*Collected data entries*
════════
# zhukovanadezhda/collaborative-filtering

Hardware: AMD Instinct MI355X
Metric: ratings/sec per ALS iteration at k=64 (higher is better)
Workload: dtype f32 (storage, solve, accumulate); Gram products as 2-way fp16 split (error <= 2^-23) on fp16 MFMA; rows over the condition limit redone in f64 (solve_dtype=auto)

## Files before the change

### collaborative-filtering_amd/csrc/row_solve.hip

```cpp
#include <type_traits>
#include "als_device.hpp"
#include "als_hip.h"
#include "row_common.hpp"
#include "slot_fold.hpp"

namespace {

template <int KB>
struct RowAcc {
    f32x4 acc[KCfg<KB>::NACC];
    float rhs[KB];
    float cs[KB];
    float sumr;
    float sumr2;
    __device__ __forceinline__ void zero() {
#pragma unroll
        for (int a = 0; a < KCfg<KB>::NACC; ++a) acc[a] = f32x4{0.f, 0.f, 0.f, 0.f};
#pragma unroll
        for (int b = 0; b < KB; ++b) { rhs[b] = 0.f; cs[b] = 0.f; }
        sumr = 0.f; sumr2 = 0.f;
    }
};

template <int KB, bool FULL>
__device__ __forceinline__ void process_chunk(RowAcc<KB>& A, int off_l, float r_l, int nvalid,
                                              const float* __restrict__ Fc, int q) {
    constexpr int GS = KCfg<KB>::GS;
#pragma unroll
    for (int g0 = 0; g0 < 16; g0 += GS) {
        if (!FULL && 4 * g0 >= nvalid) break;
        float f[GS][KB];
        int off_t[GS];
        float r_t[GS];
#pragma unroll
        for (int s = 0; s < GS; ++s) {
            const int src = FULL ? 16 * q + g0 + s : 4 * (g0 + s) + q;
            off_t[s] = bperm_i(off_l, src);
            r_t[s] = bperm_f(r_l, src);
        }
#pragma unroll
        for (int s = 0; s < GS; ++s)
            if (FULL || 4 * (g0 + s) < nvalid) load_frow<KB>(Fc + (uint32_t)off_t[s], f[s]);
#pragma unroll
        for (int s = 0; s < GS; ++s) {
            if (FULL || 4 * (g0 + s) < nvalid) {
#pragma unroll
                for (int b = 0; b < KB; ++b) {
                    A.rhs[b] = fmaf(f[s][b], r_t[s], A.rhs[b]);
                    A.cs[b] += f[s][b];
                }
#pragma unroll
                for (int bi = 0; bi < KB; ++bi)
#pragma unroll
                    for (int bj = 0; bj <= bi; ++bj)
                        A.acc[blk_idx(bi, bj)] = __builtin_amdgcn_mfma_f32_16x16x4f32(
                            f[s][bi], f[s][bj], A.acc[blk_idx(bi, bj)], 0, 0, 0);
            }
        }
    }
}


template <int KB, bool FULL>
__device__ __forceinline__ void process_chunk_f16x2(RowAcc<KB>& A, int off_l, float r_l, int nvalid,
                                                    const float* __restrict__ Fc, int q, float S) {
#pragma unroll
    for (int g = 0; g < 2; ++g) {
        if (!FULL && 32 * g >= nvalid) break;
        int off_t[8];
        float r_t[8];
        float f[8][KB];
#pragma unroll
        for (int j = 0; j < 8; ++j) {
            const int src = FULL ? 16 * q + 8 * g + j : 32 * g + 8 * q + j;
            off_t[j] = bperm_i(off_l, src);
            r_t[j] = bperm_f(r_l, src);
        }
#pragma unroll
        for (int j = 0; j < 8; ++j) load_frow<KB>(Fc + (uint32_t)off_t[j], f[j]);
        i32x4 H[KB], L[KB];
#pragma unroll
        for (int b = 0; b < KB; ++b) {
#pragma unroll
            for (int j = 0; j < 8; j += 2) {
                const float x0 = f[j][b], x1 = f[j + 1][b];
                A.rhs[b] = fmaf(x0, r_t[j], A.rhs[b]);
                A.rhs[b] = fmaf(x1, r_t[j + 1], A.rhs[b]);
                A.cs[b] += x0 + x1;
                int hw, lw;
                split2(x0, x1, S, hw, lw);
                H[b][j >> 1] = hw; L[b][j >> 1] = lw;
            }
        }
#pragma unroll
        for (int bi = 0; bi < KB; ++bi)
#pragma unroll
            for (int bj = 0; bj <= bi; ++bj) {
                f32x4 acc = A.acc[blk_idx(bi, bj)];
                const h16x8 hi = __builtin_bit_cast(h16x8, H[bi]), hj = __builtin_bit_cast(h16x8, H[bj]);
                const h16x8 li = __builtin_bit_cast(h16x8, L[bi]), lj = __builtin_bit_cast(h16x8, L[bj]);
                acc = __builtin_amdgcn_mfma_f32_16x16x32_f16(li, hj, acc, 0, 0, 0);
                acc = __builtin_amdgcn_mfma_f32_16x16x32_f16(hi, lj, acc, 0, 0, 0);
                acc = __builtin_amdgcn_mfma_f32_16x16x32_f16(hi, hj, acc, 0, 0, 0);
                A.acc[blk_idx(bi, bj)] = acc;
            }
    }
}
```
════════
*Prompt*
Count how many lines of the entries include the string "RowAcc". The number is the entire answer.

*Answer*
3